One important aspect discussed is the apparent differences in the primary factors

associated with perpetrators who offend against children in comparison to peers/adults.

From this review it could be speculated that the motivation for many sexual offenses

against children seems to stem initially from sexual deviance and distorted cognitions

which then drive an offender’s desire to seek out a group of like minded perpetrators who

can corroborate their deviant sexual interests. In contrast, for those offences committed

against adult victims it appears that a number of other factors seem to motivate the

individual to become initially involved in the group and that sex offending occurs as a

corollary of the group membership (i.e., male bonding; rape myths) rather than being

driven by deviant sexual interest per se. This may have important implications for

intervention and preventative work. However, it is important to note that the theory and

research discussing features of multiple perpetrator sex offenders, or research specifically

looking at group processes as applied sex offending is limited.

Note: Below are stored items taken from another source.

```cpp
template <typename V, int LPE, int U, bool FULL>
__global__ __launch_bounds__(256) void spmm_csr_grouped_kernel(int n_rows, int nchunk,
                                                                const int *__restrict__ rowptr,
                                                                const int *__restrict__ col,
                                                                const float *__restrict__ val,
                                                                const float *__restrict__ x, long ldx,
                                                                float *__restrict__ out, long ldo,
                                                                const float *__restrict__ self, long ld_self,
                                                                const int *__restrict__ long_rows, int n_long,
                                                                int long_thresh, SpmmExtra ex) {
    using ops = vec_ops<V>;
    static_assert(LPE <= 32 && LPE % U == 0, "grouped SpMM: 2+ rows per wave, whole U-groups per chunk");
    __shared__ V part[4][LPE];
    const int lane = threadIdx.x & 63, w = threadIdx.x >> 6;
    if ((int)blockIdx.x < n_long) {
        const int row = long_rows[blockIdx.x];
        const int start = __builtin_amdgcn_readfirstlane(rowptr[row]);
        const int end = __builtin_amdgcn_readfirstlane(rowptr[row + 1]);
        V acc[1] = {ops::zero()};
        accumulate_entries<V, LPE, 1, U, FULL>(acc, start, end, w, 4, lane, nchunk, col, val, x, ldx);
        reduce_subgroups<V, LPE>(acc[0]);
        if (lane < LPE) part[w][lane] = acc[0];
        __syncthreads();
        if (w != 0 || lane >= LPE || !(FULL || lane < nchunk)) return;
        V a = part[0][lane];
#pragma unroll
        for (int k = 1; k < 4; ++k) ops::fma(a, 1.f, part[k][lane]);
        if (self) ops::fma(a, 1.f, reinterpret_cast<const V *>(self + (long)row * ld_self)[lane]);
        if (const float *a2 = ex.add2_row(row)) ops::fma(a, 1.f, reinterpret_cast<const V *>(a2)[lane]);
        reinterpret_cast<V *>(out + (long)row * ldo)[lane] = a;
        if (ex.rowmax) atomicMax(ex.rowmax + row, __float_as_int(ops::absmax(a)));
        if (ex.copy_dst)
            reinterpret_cast<V *>(ex.copy_dst + (long)row * ex.ld_copy_dst)[lane] =
                reinterpret_cast<const V *>(ex.copy_src + (long)row * ex.ld_copy_src)[lane];
        return;
    }
    constexpr int RPW = 64 / LPE;
    const int sub = lane / LPE, sl = lane % LPE;
    const int slot = (((int)blockIdx.x - n_long) * 4 + w) * RPW + sub;
    const bool valid = slot < n_rows;
    const int row = valid ? slot : 0;
    int start = 0, len = 0;
    if (valid) {
        start = rowptr[row];
        len = rowptr[row + 1] - start;
    }
    const bool mine = valid && !(n_long > 0 && len > long_thresh);
    if (!mine) len = 0;
    int maxlen = len;
    int spare = len > 0 ? start : -1;
#pragma unroll
    for (int m = LPE; m < 64; m <<= 1) {
        maxlen = max(maxlen, __shfl_xor(maxlen, m, 64));
        spare = max(spare, __shfl_xor(spare, m, 64));
    }
    V acc = ops::zero();
    for (int k = 0; k < maxlen; k += LPE) {
        const int j = k + sl;
        const int jc = len > 0 ? start + min(j, len - 1) : spare;
        const int c = col[jc];
        const float v = j < len ? val[jc] : 0.f;
        const int mcnt = min(LPE, maxlen - k);
        for (int q = 0; q < mcnt; q += U) {
            int cc[U];
            float vv[U];
            V xv[U];
#pragma unroll
            for (int u = 0; u < U; ++u) {
                cc[u] = __shfl(c, sub * LPE + q + u, 64);
                vv[u] = __shfl(v, sub * LPE + q + u, 64);
            }
#pragma unroll
            for (int u = 0; u < U; ++u) {
                const V *src = reinterpret_cast<const V *>(x + (long)cc[u] * ldx);
                xv[u] = FULL ? src[sl] : src[min(sl, nchunk - 1)];
            }
#pragma unroll
            for (int u = 0; u < U; ++u) ops::fma(acc, vv[u], xv[u]);
        }
    }
    const bool writes = mine && (FULL || sl < nchunk);
    if (writes) {
        if (len == 0) acc = ops::zero();
        if (self) ops::fma(acc, 1.f, reinterpret_cast<const V *>(self + (long)row * ld_self)[sl]);
        if (const float *a2 = ex.add2_row(row)) ops::fma(acc, 1.f, reinterpret_cast<const V *>(a2)[sl]);
        reinterpret_cast<V *>(out + (long)row * ldo)[sl] = acc;
        if (ex.copy_dst)
            reinterpret_cast<V *>(ex.copy_dst + (long)row * ex.ld_copy_dst)[sl] =
                reinterpret_cast<const V *>(ex.copy_src + (long)row * ex.ld_copy_src)[sl];
    }
    if (ex.rowmax) {
        const float rm = group_max<LPE>(writes ? ops::absmax(acc) : 0.f);
        if (mine && sl == 0) atomicMax(ex.rowmax + row, __float_as_int(rm));
    }
}

template <int CPL, bool FULL>
__global__ __launch_bounds__(256) void spmm_flagged4_kernel(int n_rows, int nchunk, const int *__restrict__ rowptr,
                                                             const int *__restrict__ col, const float *__restrict__ val,
                                                             const float *__restrict__ x, long ldx,
                                                             float *__restrict__ out, long ldo,
                                                             const float *__restrict__ self, long ld_self, int n_long,
                                                             int long_thresh, SpmmExtra ex) {
    const int lane = threadIdx.x & 63, q = lane >> 4, ql = lane & 15;
    const int task = (int)blockIdx.x * 4 + (threadIdx.x >> 6);
    const int row_q = task * 4 + q;
    int start = 0, len = 0;
    if (row_q < n_rows) {
        start = rowptr[row_q];
        len = rowptr[row_q + 1] - start;
        if (n_long > 0 && len > long_thresh) len = 0;
    }
    int maxlen = len;
    maxlen = max(maxlen, __shfl_xor(maxlen, 16, 64));
    maxlen = max(maxlen, __shfl_xor(maxlen, 32, 64));
    float4 acc[4][CPL];
#pragma unroll
    for (int r = 0; r < 4; ++r)
#pragma unroll
        for (int i = 0; i < CPL; ++i) acc[r][i] = f4_zero();
    unsigned any = 0;
    for (int p = 0; p < maxlen; p += 16) {
        const int j = p + ql;
        const bool in = j < len;
        const int jj = start + (in ? j : 0);
        const int c = len > 0 ? col[jj] : 0;
        unsigned long long m = __ballot(in && ex.x_rows[c] != 0);
// ... 258 lines not shown
        return LKG_OK;
    }
    const int block_cols = (vec && !x_rows) ? 128 : 256;
    const bool grouped_slabs = vec && !x_rows && block_cols / 4 <= LKG_SPMM_GROUPED_CHUNKS;
    if (d > block_cols && d % block_cols == 0 && !grouped_slabs)
        return vec ? dispatch<float4>(n_rows, block_cols / 4, rowptr, col, val, x, ldx, out, ldo, self, ld_self,
                                      long_rows, n_long, long_thresh, d / block_cols, block_cols, ex, s)
                   : dispatch<float>(n_rows, block_cols, rowptr, col, val, x, ldx, out, ldo, self, ld_self, long_rows,
                                     n_long, long_thresh, d / block_cols, block_cols, ex, s);
    for (int c0 = 0; c0 < d; c0 += block_cols) {
        const int dc = min(block_cols, d - c0);
        const SpmmExtra exc{add2 ? add2 + c0 : nullptr, (long)ld_add2, add2 ? add2_rows : nullptr,
                            copy_dst ? copy_src + c0 : nullptr,
                            (long)ld_copy_src, copy_dst ? copy_dst + c0 : nullptr, (long)ld_copy_dst,
                            reinterpret_cast<int *>(rowmax_out), x_rows, self ? self_rows : nullptr, out_rows, ex.row_list, ex.n_list};
        int rc = vec ? dispatch<float4>(n_rows, dc / 4, rowptr, col, val, x + c0, ldx, out + c0, ldo,
                                        self ? self + c0 : nullptr, ld_self, long_rows, n_long, long_thresh, 1, 0, exc, s)
                     : dispatch<float>(n_rows, dc, rowptr, col, val, x + c0, ldx, out + c0, ldo,
                                       self ? self + c0 : nullptr, ld_self, long_rows, n_long, long_thresh, 1, 0, exc, s);
        if (rc != LKG_OK) return rc;
    }
    return LKG_OK;
}

extern "C" int lkg_spmm_csr_f32(int64_t n_rows, int32_t d, const int32_t *rowptr, const int32_t *col,
                                const float *val, const float *x, int64_t ldx, float *out, int64_t ldo,
                                const float *self, int64_t ld_self, const int32_t *long_rows, int32_t n_long,
                                int32_t long_thresh, void *stream) {
    return lkg_spmm_csr_fused_f32(n_rows, d, rowptr, col, val, x, ldx, out, ldo, self, ld_self, nullptr, 0, nullptr,
                                  nullptr, 0, nullptr, 0, nullptr, nullptr, nullptr, nullptr, long_rows, n_long, long_thresh,
                                  nullptr, 0, nullptr, 0, stream);
}

__global__ void permute_kernel(long n, long n_src, const int *__restrict__ perm, const float *__restrict__ src,
                               float *__restrict__ dst) {
    long i = (long)blockIdx.x * blockDim.x + threadIdx.x;
    const long stride = (long)gridDim.x * blockDim.x;
    for (; i < n; i += stride) {
        const long p = perm[i];
        dst[i] = (p >= 0 && p < n_src) ? src[p] : __builtin_nanf("");
    }
}

extern "C" int lkg_permute_f32(int64_t n, const int32_t *perm, int64_t n_src, const float *src, float *dst, void *stream) {
    LKG_REQUIRE(n >= 0 && n_src >= 0, "lkg_permute_f32: negative extent");
    if (n == 0) return LKG_OK;
    LKG_REQUIRE(perm && src && dst, "lkg_permute_f32: null pointer");
    const int64_t blocks = std::min<int64_t>((n + 255) / 256, 256 * 8);
    hipLaunchKernelGGL(permute_kernel, dim3((unsigned)blocks), dim3(256), 0, (hipStream_t)stream, (long)n, (long)n_src, perm,
                       src, dst);
    LKG_CHECK_LAUNCH("lkg_permute_f32");
    return LKG_OK;
}

__global__ __launch_bounds__(256) void csr_check_kernel(long n_rows, const int *__restrict__ rowptr, long nnz,
                                                        const int *__restrict__ col, long col_offset, long n_cols,
                                                        int *__restrict__ bad) {
    const long stride = (long)gridDim.x * blockDim.x;
    const long t0 = (long)blockIdx.x * blockDim.x + threadIdx.x;
    int mine = 0;
    for (long i = t0; i < n_rows; i += stride) {
        const long a = rowptr[i], b = rowptr[i + 1];
        mine += (a < 0 || a > b || b > nnz) ? 1 : 0;
    }
    long lo = rowptr[0], hi = rowptr[n_rows];
    lo = lo < 0 ? 0 : (lo > nnz ? nnz : lo);
// ... 89 lines not shown
```

literalkg_amd/model.py:

```python
from __future__ import annotations

import math
import os
from typing import Optional

import torch
import torch.nn as nn

from . import ops, pruned
from .gate import Gate, GateMul
from .graph import KGStructure


class AttentionCSR:

    def __init__(self, graph: KGStructure, val: torch.Tensor, val_t: Optional[torch.Tensor] = None):
        self.graph = graph
        self.val = val
        self.val_t = val_t if val_t is not None else (
            ops.permute_values(val, graph.t_perm) if graph.t_perm is not None and val.is_cuda else None)

    def aggregate(self, ego: torch.Tensor, plus_self: bool = False, bias: Optional[torch.Tensor] = None) -> torch.Tensor:
        return ops.aggregate(ego, self.graph, self.val, self.val_t, plus_self, bias)

# ... 103 lines not shown
                                  want_y=self.want_output)
        self.last_normalized = yn
        return y

    def _linear_finish(self, xs, ws, bias):
        ln = self.layer_normalize
        if len(xs) == 1 and ops.narrow_layer_ok(xs[0], ws[0]):
            p = float(self.dropout) if self.training else 0.0
            y, yn = ops.narrow_layer(xs[0], ws[0], bias, ln.weight, ln.bias, want_norm=True, drop_p=p, yn_out=self.norm_out,
                                     want_y=self.want_output)
            self.last_normalized = yn
            return y
        if ops.fused_layer_wanted(xs, ws, (bias, ln.weight, ln.bias)):
            p = float(self.dropout) if self.training else 0.0
            y, yn = ops.linear_act_layernorm(xs, ws, bias, ln.weight, ln.bias, want_norm=True, drop_p=p, yn_out=self.norm_out,
                                             want_y=self.want_output)
            self.last_normalized = yn
            return y
        return self._finish(ops.multi_linear(xs, ws, bias))

    def narrows(self) -> bool:
        return self.aggregator_type == "gcn" and not self.use_residual and 2 * self.out_dim <= self.in_dim

    def forward(self, ego_embeddings, A_in: AttentionCSR, all_layers, lamda, alpha, l):
        ego = ego_embeddings
        h0 = all_layers[0]
        kind = self.aggregator_type
        if kind == "gcn":
            att = getattr(A_in, "att", A_in)
            if self.narrows() and isinstance(att, AttentionCSR):
                p = ops.linear(ego, self.linear.weight, None)
                return self._finish(att.aggregate(p, True, bias=self.linear.bias))
            if not self.use_residual:
                return self._linear_finish((A_in.aggregate(ego, True),), (self.linear.weight,), self.linear.bias)
            z = self._res_lin(self.linear, A_in.aggregate(ego, True), h0, lamda, alpha, l)
            return self._finish(z)
        if kind == "gin":
            return self._gin(ego, A_in.aggregate(ego, True), h0, all_layers, lamda, alpha, l)
        side = A_in.aggregate(ego)
        if kind == "graphsage":
            if self.use_residual:
                wh = self.linear_h.weight
                hi = ops.multi_linear((ego, side), (wh[:, :self.in_dim], wh[:, self.in_dim:]), self.linear_h.bias)
                z = self._res_lin(self.linear, hi, h0, lamda, alpha, l)
            else:
                w = self.linear.weight
                return self._linear_finish((ego, side), (w[:, :self.in_dim], w[:, self.in_dim:]), self.linear.bias)
            return self._finish(z)
        if kind == "bi-interaction":
            h0p = None
            if self.use_residual:
                h0p = self.h0_projection if self.h0_projection is not None else \
                    ops.linear(h0, self.linear_h0.weight, self.linear_h0.bias)
            ms, mp = ops.bi_mix(ego, side, h0p, alpha)
            if self.use_residual:
                wp = self._identity_map(lamda, l)
                s, b = self._lin_mapped(self.linear1, ms, wp), self._lin_mapped(self.linear2, mp, wp)
            else:
                s, b = self._lin(self.linear1, ms), self._lin(self.linear2, mp)
            return self._finish(ops.leaky_relu_sum(b, s), slope=1.0)
        raise NotImplementedError(kind)

    def _gin(self, ego, ego_plus_side, h0, all_layers, lamda, alpha, l):
        if self.num_layers == 1:
            raise AttributeError("gin with n_mlp_layers == 1 cannot run in the reference either "
                                 "(inp_linear/out_linear are never created, model.py:66-68, 133)")
# ... 470 lines not shown
```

As highlighted, many problems with definitional issues currently exist hampering

further research and understanding in this area. Clarification and consistency in the use of

terminology amongst practitioners and researchers will aid clarity in this area and allow

robust research to be carried out. For example, additional research is needed to examine
Group Sexual Offending 44

the potential differences between perpetrators who offend in groups of two in comparison

to larger groups.

In conclusion, this review demonstrates the need to conduct more work in this

area. Specifically, research that examines the contribution of psychological theory to our

understanding of this phenomenon is needed. Viewing multiple perpetrator sex offences

through the group aggression literature will increase our understanding of the nature,

purpose and maintenance of such sexually aggressive groups, which will aid the success

of much needed prevention and intervention efforts.